▸ Your assignment
Find all the lines in the entries below that hold the word "import" and copy them.

▸ Information given
# michaelwillett/GPU-ICP-SLAM

Measured on AMD Instinct MI355X. Metric: particle-scan evals/sec (1081 beams x N particles), full particleFilter step, KD path, higher is better.
Workload: dtype f32; 1 GPU; synthetic 1081-beam scans, 100000 particles/GPU, 100000-point KD map, full SLAM step (disperse+score+weights+ICP/SVD+map update+resample); particles_global=100000, parallelism=particles sharded x1, map replicated, kd_size_end=191383

## Files before the change

### gpu-icp-slam_amd/build.py

```python
import fcntl
import hashlib
import os
import shutil
import subprocess

HERE = os.path.dirname(os.path.abspath(__file__))
CSRC = os.path.join(HERE, "csrc")
OBJ = os.path.join(HERE, "build")
LIB = os.path.join(HERE, "libpfslam_hip.so")
INC = os.path.join("..", "..", "include", "pfslam.h")
UNITS = {
    "pfslam_hip.hip": ["pf_math.h", "kd_device.h", "kd_cells.hip.inc", "pfslam_stages.hip.inc", "pfslam_frame.hip.inc", "pfslam_register.hip.inc", "pfslam_register_batch.hip.inc", "pfslam_search.hip.inc", "pfslam_search_scan.hip.inc", "pfslam_search_cov.hip.inc", "pfslam_search_wide.hip.inc", "pfslam_search_best.hip.inc", INC],
    "kd_host.cpp": [INC],
}
FLAGS = ["--offload-arch=gfx950", "-O3", "-std=c++17", "-ffp-contract=off", "-fPIC",
         "-Wall", "-Wno-unused-function", "-Wno-unused-result"] + os.environ.get("PFSLAM_EXTRA_FLAGS", "").split()


def hipcc():
    for c in (os.environ.get("HIPCC"), "/opt/rocm/bin/hipcc", shutil.which("hipcc")):
        if c and os.path.exists(c):
            return c
    raise RuntimeError("hipcc not found: libpfslam_hip.so cannot be built (there is no CPU fallback)")


def _digest(files):
    h = hashlib.sha1(" ".join(FLAGS).encode())
    for f in files:
        with open(os.path.join(CSRC, f), "rb") as fh:
            h.update(f.encode() + b"\0" + fh.read())
    return h.hexdigest()


def _unit_digest(src, deps):
    return _digest([src] + deps)


def _read(path):
    try:
        with open(path) as fh:
            return fh.read().strip()
    except OSError:
        return ""


# ... 40 lines not shown
```

### gpu-icp-slam_amd/csrc/kd_cells.hip.inc

```

#define PF_CELL_SUB 2
#define PF_CELL_WIN (2560 * PF_CELL_SUB)
#define PF_CELL_LIST_CAP (1 << 19)
#define PF_CELL_POOL_CAP (1 << 22)
#define PF_CELL_MAXC 12
#define PF_CELL_RUN 32
#define PF_CELL_MAXR 14
#define PF_CELL_MARK_MAX 4096
#define PF_CELL_PENDING 0xFFFFFFFFu
#define PF_CELL_FALLBACK 0xFFFFFFFEu
enum { PF_CS_COUNT = 0, PF_CS_POOL, PF_CS_SNAP, PF_CS_PAD3, PF_CS_LIST_CAP, PF_CS_POOL_CAP, PF_CS_FLAGS, PF_CS_PAD, PF_CS_ROWS, PF_CS_N1, PF_CS_N2,
       PF_CS_NONE, PF_CS_CUR_FRESH, PF_CS_CUR_EXT, PF_CS_CUR_REUSED, PF_CS_CUR_CLAIMED, PF_CS_WORDS = 32,
       PF_CS_OX = 128, PF_CS_OY = 129, PF_CS_ALLOC = 256 };
#define PF_CF_LIST_FULL 1
#define PF_CF_POOL_FULL 2
#define PF_CF_NEED_ORIGIN 4
#define PF_CF_FAR 8
#define PF_CELL_DRIFT_MAX 120
#define PF_REC_WORDS 96
#define PF_REC_TERM 4
#define PF_REC_CAND 20
#define PF_REC_PAR 36
#define PF_REC_RC 52
#define PF_REC_POOL 76
// ... 783 lines not shown
#undef S_CY
#undef S_PP
#undef S_PC
#undef S_CT
#undef S_PI
#undef S_R
#undef S_RX
#undef S_RY
__device__ __forceinline__ float cell_dist2(const uint4 cd, float wx, float wy)
{
    typedef float f32x2 __attribute__((ext_vector_type(2)));
    const f32x2 nxy = {__uint_as_float(cd.x), __uint_as_float(cd.y)};
    const f32x2 pxy = {wx, wy};
    const f32x2 d = nxy - pxy;
    const f32x2 dd = d * d;
    return dd.x + dd.y;
}
__device__ __forceinline__ bool cell_visit(const uint4 cd, float wx, float wy, float &sBest)
{
    const float s = cell_dist2(cd, wx, wy);
    const float sGuard = sBest * PF_GUARD_K;
    bool take = s < sGuard;
    const bool inBand = (s < sBest) != take;
    if (__builtin_amdgcn_ballot_w64(inBand) != 0ull) {
        float sb = sBest;
        asm volatile("" : "+v"(sb));
        take = take | (inBand && pf::fsqrt(s) < pf::fsqrt(sb));
    }
    sBest = take ? s : sBest;
    return take;
}

#define PF_ROW_SLACK 4
template <bool CENSUS = false, int GUARD = 1>
__global__ __launch_bounds__(64) void k_score_kd_cells(const float *__restrict__ px, const float *__restrict__ py,
                                                       const float *__restrict__ pth, int n, const float *__restrict__ scan,
                                                       const pf::BeamParts *__restrict__ beams, int nb, int beams_per_chunk, pf::KdView tree,
                                                       CellGeom geo, const unsigned *__restrict__ tab, const uint4 *__restrict__ pool,
                                                       const int *__restrict__ cs, const int *__restrict__ order, int direct,
                                                       float *__restrict__ out, int out_mode, pf::KdCensus *__restrict__ census = nullptr,
                                                       unsigned long long *__restrict__ probe = nullptr, const double2 *__restrict__ tparts = nullptr)
{
    pf_stamp(probe);
    const int g = blockIdx.x, slot = g * 64 + threadIdx.x;
    const int j0 = blockIdx.y * beams_per_chunk;
    const int j1 = min(nb, j0 + beams_per_chunk);
    const bool real = slot < n;
    const int i = order ? order[min(slot, n - 1)] : min(slot, n - 1);
    const float x = px[i], y = py[i], th = pth[i];
    pf::AngleParts T;
    if (tparts) {
        const double2 tp = tparts[i];
        T.c = tp.x;
        T.s = tp.y;
        T.a = (double)th;
    } else T = pf::angle_parts(th);
    const int ox = cs[PF_CS_OX], oy = cs[PF_CS_OY];
    const float inv2x = 2.0f * geo.invx, inv2y = 2.0f * geo.invy;
    const pf::kd_rsrc_t tab_rsrc = pf::kd_rsrc(tab), pool_rsrc = pf::kd_rsrc(pool);
    float acc = 0.0f, wpend = 0.0f;
    pf::KdCensusLocal cl = {0, 0, 0, 0, 0, 0, 0, 0};
    auto stage_a = [&](int j, float &wx, float &wy, unsigned &e) -> bool {
        const float r = scan[j];
        if (!(fabsf(r) < PF_RANGE_NEVER)) return false;
        beam_end_point<GUARD>(beams, j, r, th, T, wx, wy);
        if (!(fabsf(wx) < PF_LIDAR_RANGE && fabsf(wy) < PF_LIDAR_RANGE)) return false;
        wx += x;
        wy += y;
        e = 0u;
        float gx, gy;
        int cx = sub_index_fast(wx, inv2x, gx), cy = sub_index_fast(wy, inv2y, gy);
        const float g = fminf(gx, gy);
        bool ok = g > 0.0f;
        if (__builtin_amdgcn_fcmpf(g, 0.0f, 2 ) != __builtin_amdgcn_ballot_w64(true)) {
            if (!ok && fabsf(wx) < 1e6f && fabsf(wy) < 1e6f) {
                cx = sub_index(wx, geo.resx, geo.invx);
                cy = sub_index(wy, geo.resy, geo.invy);
                float lox, loy, hi, cell_lo;
                sub_edges(cx, geo.resx, lox, hi, cell_lo);
// ... 83 lines not shown
#pragma unroll
                    for (int q = 0; q < 4; q++)
                        if (k0 + q < n1) {
                            const bool take = cell_visit(cd[q], wx, wy, sBest);
                            pk = take ? cd[q].z : pk;
                            pcoord = take ? __uint_as_float(cd[q].w) : pcoord;
                        }
                }
                b = (int)(pk & 0x3fffffffu);
                if (pk < 0xC0000000u && n2 != 0) {
                    float hd = (pk < 0x40000000u ? wx : wy) - pcoord;
                    hd = (int)pk < 0 ? 0.0f : hd;
                    const float h2 = hd * hd;
                    bool pass = h2 < sBest * PF_GUARD_K;
                    const bool inBand = (!pass && h2 * PF_GUARD_K <= sBest) || sBest < 1e-30f;
                    if (__builtin_amdgcn_ballot_w64(inBand) != 0ull) {
                        float sb = sBest;
                        asm volatile("" : "+v"(sb));
                        pass = inBand ? fabsf(hd) < pf::fsqrt(sb) : pass;
                    }
                    if (pass) b = resolve(wx, wy, sBest, b, off + n1, n2);
                }
            }
            acc += wpend;
            wpend = tree.w[b];
        }
        cok = nok; cwx = nwx; cwy = nwy; ce = ne;
    }
    acc += wpend;
    if (CENSUS) pf::census_flush(cl, census);
    if (real && out_mode == 0) out[(size_t)blockIdx.y * n + (direct ? i : slot)] = acc;
    if (real && out_mode == 3) ((short *)out)[(size_t)blockIdx.y * n + slot] = (short)(int)acc;
    if (out_mode == 4) ((short *)out)[((size_t)g * gridDim.y + blockIdx.y) * 64 + threadIdx.x] = real ? (short)(int)acc : (short)0;
}
```

### gpu-icp-slam_amd/csrc/pfslam_frame.hip.inc

```

#define PF_FRAME_RING 4
enum { PF_FS_BOUND = 0, PF_FS_WALKED = 4, PF_FS_TICKET = 8, PF_FS_ICP = 9, PF_FS_WORDS = 16 };
enum { PF_WC_WALLS = 0, PF_WC_NEW, PF_WC_FLAGS, PF_WC_SIZE, PF_WC_WORDS = 4 };
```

▸ Task result
import fcntl
import hashlib
import os
import shutil
import subprocess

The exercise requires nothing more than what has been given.